__device__ __forceinline__ int conv_pair_mtiles(int ntiles_m, int L = blockIdx.x, int nblk = gridDim.x) {
  const int run = 8 * ntiles_m;
  if (ntiles_m < 2 || L >= (nblk / run) * run) return L;
  const int base = L / run * run, r = L - base, x = r & 7, w = r >> 3;
  return base + x * ntiles_m + w;
}
__device__ __forceinline__ bool conv_decode_block(const ConvParams& P, int& mt, int& grp, int& nt, int& b) {
  const int Lb = blockIdx.x;
  if (P.tile_start) {
    int id = conv_pair_mtiles(P.ntiles_m);
    mt = id % P.ntiles_m; id /= P.ntiles_m;
    const int total = P.tile_start[P.B];
    int q;
    if (P.n_groups > 1) { q = id % (P.ntiles_n * P.B); grp = id / (P.ntiles_n * P.B); }
    else { q = id; grp = 0; }
    if (q >= total) return false;
    int lo = 0, hi = P.B - 1;
    while (lo < hi) { const int mid = (lo + hi + 1) >> 1; if (P.tile_start[mid] <= q) lo = mid; else hi = mid - 1; }
    b = lo;
    nt = q - P.tile_start[b];
    return true;
  }
  if (P.xcd_mode == 11) {
    const int x = Lb & 7, w = Lb >> 3;
    const int per = P.ntiles_m * P.ntiles_n, n = (per - x + 7) >> 3;
    const int a = n < 32 ? n : 32;
    const int b7 = 32 - a < n ? 32 - a : n;
    int idx;
    if (w < a) { grp = 0; idx = w; }
    else if (w < a + b7) { grp = 1; idx = w - a; }
    else if (w < a + b7 + n) { grp = 2; idx = w - a - b7; }
    else if (w < a + 2 * n) { grp = 1; idx = w - a - n; }
    else { grp = 0; idx = w - 2 * n; }
    if (idx >= n) return false;
    const int t = idx * 8 + x;
    mt = t % P.ntiles_m; nt = t / P.ntiles_m;
    b = 0;
    return true;
  }
  int id;
  {
    const int nblk = gridDim.x, L = Lb;
    const int q = nblk >> 3, r = nblk & 7, xcd = L & 7, within = L >> 3;
    id = (xcd < r ? xcd * (q + 1) : r * (q + 1) + (xcd - r) * q) + within;
  }
  if (P.n_groups > 1) {
    id = P.B > 1 ? conv_pair_mtiles(P.ntiles_m) : Lb;
    mt = id % P.ntiles_m; id /= P.ntiles_m;
    nt = id % P.ntiles_n; id /= P.ntiles_n;
    b = id % P.B;
    grp = id / P.B;
  } else {
    mt = id % P.ntiles_m; id /= P.ntiles_m;
    nt = id % P.ntiles_n;
// ... 406 lines not shown
#pragma unroll
        for (int ni = 0; ni < NI; ++ni)
          acc[mi][ni] = __builtin_amdgcn_mfma_f32_32x32x2f32(a[cur][mi][p >> 2][p & 3], bv[p][ni], acc[mi][ni], 0, 0, 0);
    __builtin_amdgcn_sched_barrier(0);
  };
  using slot0 = std::integral_constant<int, 0>;
  using slot1 = std::integral_constant<int, 1>;

  for (int c = 0; c < nchunks; ++c) {
    CONV_DBG_DO(if (P.dbg) dbg_x = __builtin_readcyclecounter();)
    const float* lb = lds + (c & 1) * (CONV_CI_T * ROW) + h * ROW + wn * (NI * 32) + l31 + tap_base;
    tap(slot0{}, lb, 0);
    if (c + 1 < nchunks) load_chunk(c + 1);
    __builtin_amdgcn_sched_barrier(0);
    int kk = 1;
#pragma unroll 1
    for (; kk + 1 < K; kk += 2) {
      tap(slot1{}, lb, kk);
      tap(slot0{}, lb, kk + 1);
    }
    if (kk < K) {
      tap(slot1{}, lb, kk);
    } else {
#pragma unroll
      for (int mi = 0; mi < MI; ++mi) {
        a[0][mi][0] = a[1][mi][0];
        a[0][mi][1] = a[1][mi][1];
      }
    }
    CONV_DBG_DO(if (P.dbg) { const long long t_ = __builtin_readcyclecounter(); dbg_tap += t_ - dbg_x; dbg_x = t_; })
    if (c + 1 < nchunks) store_chunk((c + 1) & 1);
    __syncthreads();
    CONV_DBG_DO(if (P.dbg) dbg_sync += __builtin_readcyclecounter() - dbg_x;)
  }
  CONV_DBG_DO(if (P.dbg && blockIdx.x == 0 && lane == 0) {
    P.dbg[wave * 8 + 1] = dbg_tap;
    P.dbg[wave * 8 + 2] = dbg_sync;
    P.dbg[wave * 8 + 3] = __builtin_readcyclecounter() - dbg_t0;
  })

  const int lenb = (P.out_mask || EPI == EPI_RESSKIP || EPI == EPI_COUPLE) ? P.len[b] : 0x7fffffff;
  if (EPI == EPI_GATE) {
    const int j = (m0 >> 6) + wm;
#pragma unroll
    for (int ni = 0; ni < NI; ++ni)
#pragma unroll
      for (int e0 = 0; e0 < 16; e0 += 4) {
        float at[4], as[4];
#pragma unroll
        for (int i = 0; i < 4; ++i) { at[i] = acc[0][ni][e0 + i]; as[i] = acc[MI - 1][ni][e0 + i]; }
        conv_epilogue_gate<4>(P, G, b, j * 32 + 4 * h, e0, n0 + wn * (NI * 32) + ni * 32 + l31, at, as);
      }
    BT_BLOCK_END();
    return;
  }
  if (EPI == EPI_STORE && conv_epilogue_store_fast_ok(P, G)) {
    conv_epilogue_store_fragments<MI, NI>(P, G, b, lenb, m0 + wm * MI * 32, n0 + wn * (NI * 32), h, l31, acc);
    CONV_DBG_DO(if (P.dbg && blockIdx.x == 0 && lane == 0) P.dbg[wave * 8 + 4] = __builtin_readcyclecounter() - dbg_t0;)
    BT_BLOCK_END();
    return;
  }
#pragma unroll
  for (int mi = 0; mi < MI; ++mi) {
#pragma unroll
    for (int ni = 0; ni < NI; ++ni) {
#pragma unroll
      for (int e0 = 0; e0 < 16; e0 += 4) {
        float v[4];
#pragma unroll
        for (int i = 0; i < 4; ++i) v[i] = acc[mi][ni][e0 + i];
        conv_epilogue_frag<EPI, 4>(P, G, b, lenb, m0 + (wm * MI + mi) * 32 + 4 * h, e0, n0 + wn * (NI * 32) + ni * 32 + l31, v);
      }
    }
  }
  CONV_DBG_DO(if (P.dbg && blockIdx.x == 0 && lane == 0) P.dbg[wave * 8 + 4] = __builtin_readcyclecounter() - dbg_t0;)
  BT_BLOCK_END();
}
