-    floatx16 acc00, acc01, acc10, acc11;
-#pragma unroll
-    for (int r = 0; r < 16; ++r) { acc00[r] = 0.f; acc01[r] = 0.f; acc10[r] = 0.f; acc11[r] = 0.f; }
+    auto tr_off = [&](int grp, int sc) {
+        const int r = trow + 4 * sc;
+        return (uint32_t)(r * 256 + 16 * ((4 * grp + 2 * (g & 1) + (pp >> 1)) ^ sw256(r)) + 8 * (pp & 1));
+    };
+    const int pr = lane & 31;
+    const uint32_t w2_off[2] = {W2_AT + tr_off(ww, 0), W2_AT + tr_off(ww, 1)};
+    uint32_t da_off[2][2], hb_off[4][2];
+#pragma unroll
+    for (int sc = 0; sc < 2; ++sc) {
+#pragma unroll
+        for (int it = 0; it < 2; ++it) da_off[it][sc] = (uint32_t)((ww >> 1) * IMG) + tr_off(2 * (ww & 1) + it, sc);
+#pragma unroll
+        for (int jn = 0; jn < 4; ++jn) hb_off[jn][sc] = (uint32_t)HP_OFF + tr_off(jn, sc);
+    }
+
+    floatx16 acc[4][2];
+#pragma unroll
+    for (int jn = 0; jn < 4; ++jn)
+#pragma unroll
+        for (int it = 0; it < 2; ++it)
+#pragma unroll
+            for (int r = 0; r < 16; ++r) acc[jn][it][r] = 0.f;
     const bool do_rs = !p1 && c == 0;
     float rsa0 = 0.f, rsa1 = 0.f, rsb0 = 0.f, rsb1 = 0.f;
 
     Frag8 w2f[16];
 
-    auto dpre_tile = [&](int s) {
-        const char* slot = lds + (s % NSLOT) * SLOT;
-        const int r0 = row_begin + s * GT;
-        floatx16 acc;
-#pragma unroll
-        for (int r = 0; r < 16; ++r) acc[r] = 0.f;
-#pragma unroll
-        for (int kk = 0; kk < 16; ++kk) {
-            Frag8 a;
-            a.u = *reinterpret_cast<const uint4*>(slot + (kk >> 3) * 16384 + pr * 256 +
-                                                  16 * ((2 * (kk & 7) + h) ^ sw256(pr)));
-            acc = __builtin_amdgcn_mfma_f32_32x32x16_bf16(w2f[kk].v, a.v, acc, 0, 0, 0);
-        }
+    auto dpre_store = [&](const floatx16& dacc, const char* slot, int trw, int m) {
         uint32_t x[4][4];
 #pragma unroll
         for (int gq = 0; gq < 4; ++gq)
 #pragma unroll
-            for (int e = 0; e < 4; ++e) x[gq][e] = __float_as_uint(acc[4 * gq + e]);
+            for (int e = 0; e < 4; ++e) x[gq][e] = __float_as_uint(dacc[4 * gq + e]);
 #pragma unroll
         for (int e = 0; e < 4; ++e) {
             auto s01 = __builtin_amdgcn_permlane32_swap(x[0][e], x[1][e], false, false);
@@ -210,8 +202,8 @@
             float v[8];
 #pragma unroll
             for (int e = 0; e < 4; ++e) { v[e] = __uint_as_float(x[2 * cb][e]); v[4 + e] = __uint_as_float(x[2 * cb + 1][e]); }
-            const uint4 gt = *reinterpret_cast<const uint4*>(slot + HP_OFF + pr * 128 +
-                                                             16 * ((4 * wn + 2 * h + cb) ^ sw128(pr)));
+            const uint4 gt = *reinterpret_cast<const uint4*>(slot + HP_OFF + trw * 256 +
+                                                             16 * ((4 * ww + 2 * h + cb) ^ sw256(trw)));
             const uint32_t gw[4] = {gt.x, gt.y, gt.z, gt.w};
 #pragma unroll
             for (int e = 0; e < 4; ++e) {
@@ -221,12 +213,29 @@
             }
             pk[cb] = make_uint4(f2bf_pk(v[0], v[1]), f2bf_pk(v[2], v[3]), f2bf_pk(v[4], v[5]), f2bf_pk(v[6], v[7]));
         }
-        const int m = r0 + pr;
         if (m < row_end) {
-            bf16_t* cp = dpre + (size_t)m * 512 + 64 * c + 32 * wn + 16 * h;
+            bf16_t* cp = dpre + (size_t)m * 512 + 128 * c + 32 * ww + 16 * h;
             *reinterpret_cast<uint4*>(cp) = pk[0];
             *reinterpret_cast<uint4*>(cp + 8) = pk[1];
         }
+    };
+    auto dpre_tile = [&](int s) {
+        const char* slot = lds + (s % NSLOT) * SLOT;
+        const int r0 = row_begin + s * GT;
+        floatx16 d0, d1;
+#pragma unroll
+        for (int r = 0; r < 16; ++r) { d0[r] = 0.f; d1[r] = 0.f; }
+#pragma unroll
+        for (int kk = 0; kk < 16; ++kk) {
+            const char* rowp = slot + (kk >> 3) * IMG + pr * 256 + 16 * ((2 * (kk & 7) + h) ^ sw256(pr));
+            Frag8 a0, a1;
+            a0.u = *reinterpret_cast<const uint4*>(rowp);
+            a1.u = *reinterpret_cast<const uint4*>(rowp + 32 * 256);
+            d0 = __builtin_amdgcn_mfma_f32_32x32x16_bf16(w2f[kk].v, a0.v, d0, 0, 0, 0);
+            d1 = __builtin_amdgcn_mfma_f32_32x32x16_bf16(w2f[kk].v, a1.v, d1, 0, 0, 0);
+        }
+        dpre_store(d0, slot, pr, r0 + pr);
+        dpre_store(d1, slot, 32 + pr, r0 + 32 + pr);
     };
     auto g2p_tile = [&](int s) {
         const char* slot = lds + (s % NSLOT) * SLOT;
@@ -236,17 +245,17 @@
         for (int kk = 0; kk < 4; ++kk) {
             bf16x8 a0 = ld_tr(slot, da_off[0][0] + kk * 4096, da_off[0][1] + kk * 4096);
             bf16x8 a1 = ld_tr(slot, da_off[1][0] + kk * 4096, da_off[1][1] + kk * 4096);
-            const bf16x8 b0 = ld_tr(slot, hb_off[0] + kk * 2048, hb_off[0] + kk * 2048 + 512);
-            const bf16x8 b1 = ld_tr(slot, hb_off[1] + kk * 2048, hb_off[1] + kk * 2048 + 512);
             if (ragged) {
                 const int lim = row_end - (r0 + 16 * kk + 8 * h);
                 a0 = zero_from(a0, lim);
                 a1 = zero_from(a1, lim);
             }
-            acc00 = __builtin_amdgcn_mfma_f32_32x32x16_bf16(b0, a0, acc00, 0, 0, 0);
-            acc01 = __builtin_amdgcn_mfma_f32_32x32x16_bf16(b0, a1, acc01, 0, 0, 0);
-            acc10 = __builtin_amdgcn_mfma_f32_32x32x16_bf16(b1, a0, acc10, 0, 0, 0);
-            acc11 = __builtin_amdgcn_mfma_f32_32x32x16_bf16(b1, a1, acc11, 0, 0, 0);
+#pragma unroll
+            for (int jn = 0; jn < 4; ++jn) {
+                const bf16x8 b = ld_tr(slot, hb_off[jn][0] + kk * 4096, hb_off[jn][1] + kk * 4096);
+                acc[jn][0] = __builtin_amdgcn_mfma_f32_32x32x16_bf16(b, a0, acc[jn][0], 0, 0, 0);
+                acc[jn][1] = __builtin_amdgcn_mfma_f32_32x32x16_bf16(b, a1, acc[jn][1], 0, 0, 0);
+            }
             if (do_rs) {
                 if (kk < 2) { rsa0 = rowsum8(a0, rsa0); rsa1 = rowsum8(a1, rsa1); }
                 else { rsb0 = rowsum8(a0, rsb0); rsb1 = rowsum8(a1, rsb1); }
@@ -256,23 +265,26 @@
 
     if (n_tiles > 0) {
         issue(0);
-        const char* a[4];
-#pragma unroll
-        for (int i = 0; i < 4; ++i) {
-            const int r = 8 * (wave * 4 + i) + (lane >> 3);
-            const int ch = (lane & 7) ^ sw128(r);
-            a[i] = (const char*)w2p + ((size_t)r * 512 + 64 * c + 8 * ch) * 2;
-        }
-        dma4(a[0], a[1], a[2], a[3], __builtin_amdgcn_readfirstlane(lds0 + W2_AT + (uint32_t)wave * 4 * 1024));
-        for (int s = 1; s < NSLOT - 1 && s < n_tiles; ++s) issue(s);
-        wait_tile(0);
+        const char* a[8];
+#pragma unroll
+        for (int i = 0; i < 8; ++i) {
+            const int r = 4 * (wave * 8 + i) + (lane >> 4);
+            const int ch = (lane & 15) ^ sw256(r);
+            a[i] = (const char*)w2p + ((size_t)r * 512 + 128 * c + 8 * ch) * 2;
+        }
+        const uint32_t dst = __builtin_amdgcn_readfirstlane(lds0 + W2_AT + (uint32_t)wave * 8 * 1024);
+        dma4(a[0], a[1], a[2], a[3], dst);
+        dma4(a[4], a[5], a[6], a[7], dst + 4 * 1024);
+        asm volatile("s_waitcnt vmcnt(0)" ::: "memory");
         __builtin_amdgcn_s_barrier();
     }
     if (p1) {
         if (n_tiles > 0) {
 #pragma unroll
-            for (int kk = 0; kk < 16; ++kk) w2f[kk].v = ld_tr(lds + W2_AT, w2_off + kk * 2048, w2_off + kk * 2048 + 512);
+            for (int kk = 0; kk < 16; ++kk) w2f[kk].v = ld_tr(lds, w2_off[0] + kk * 4096, w2_off[1] + kk * 4096);
             asm volatile("s_waitcnt lgkmcnt(0)" ::: "memory");
+            __builtin_amdgcn_s_barrier();
+            if (n_tiles > 1) issue(1);
         }
         for (int s = 0; s < n_tiles; ++s) {
             wait_tile(s);
@@ -282,6 +294,10 @@
         }
         return;
     }
+    if (n_tiles > 0) {
+        __builtin_amdgcn_s_barrier();
+        if (n_tiles > 1) issue(1);
+    }
     for (int s = 0; s < n_tiles; ++s) {
         wait_tile(s);
         __builtin_amdgcn_s_barrier();
@@ -292,7 +308,7 @@
     const size_t slice = dsvg_splitk_slice(256, 512, true);
     float* my_part = part + (size_t)z * slice;
     const int mrow = 64 * ww + (lane & 31);
-    const int ncol = 64 * c;
+    const int ncol = 128 * c;
     auto put = [&](const floatx16& v, int jn, int im) {
         const int m = mrow + 32 * im;
 #pragma unroll
@@ -314,8 +330,13 @@
             *reinterpret_cast<uint4*>(base + (size_t)m * 512 + n) = make_uint4(s0[0], s1[0], s0[1], s1[1]);
         }
     };
-    if (part_bf16) { put_bf16(acc00, 0, 0); put_bf16(acc01, 0, 1); put_bf16(acc10, 1, 0); put_bf16(acc11, 1, 1); }
-    else { put(acc00, 0, 0); put(acc01, 0, 1); put(acc10, 1, 0); put(acc11, 1, 1); }
+#pragma unroll
+    for (int jn = 0; jn < 4; ++jn)
+#pragma unroll
+        for (int it = 0; it < 2; ++it) {
+            if (part_bf16) put_bf16(acc[jn][it], jn, it);
+            else put(acc[jn][it], jn, it);
+        }
     if (do_rs) {
         rsa0 += __shfl_xor(rsa0, 32, 64);
         rsa1 += __shfl_xor(rsa1, 32, 64);
@@ -352,7 +373,7 @@
         (void)hipFuncSetAttribute((const void*)ffn_gate_dw2_kernel, hipFuncAttributeMaxDynamicSharedMemorySize, LDS_BYTES);
         once = true;
     }
-    hipLaunchKernelGGL(ffn_gate_dw2_kernel, dim3(8 * nsplit), dim3(512), LDS_BYTES, st, (const bf16_t*)dym,
+    hipLaunchKernelGGL(ffn_gate_dw2_kernel, dim3(4 * nsplit), dim3(512), LDS_BYTES, st, (const bf16_t*)dym,
                        (const bf16_t*)hp, (const bf16_t*)w2p, gate_scale, (bf16_t*)dpre, T, k_chunk,
                        (nsplit % 8) == 0 ? 1 : 0, workspace, pbf);
     DSVG_LAUNCH_CHECK("ffn_gate_dw2");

══════════

Exercise requirements: Total lines holding "wave" in the records: report this figure alone.

Response to this exercise: 9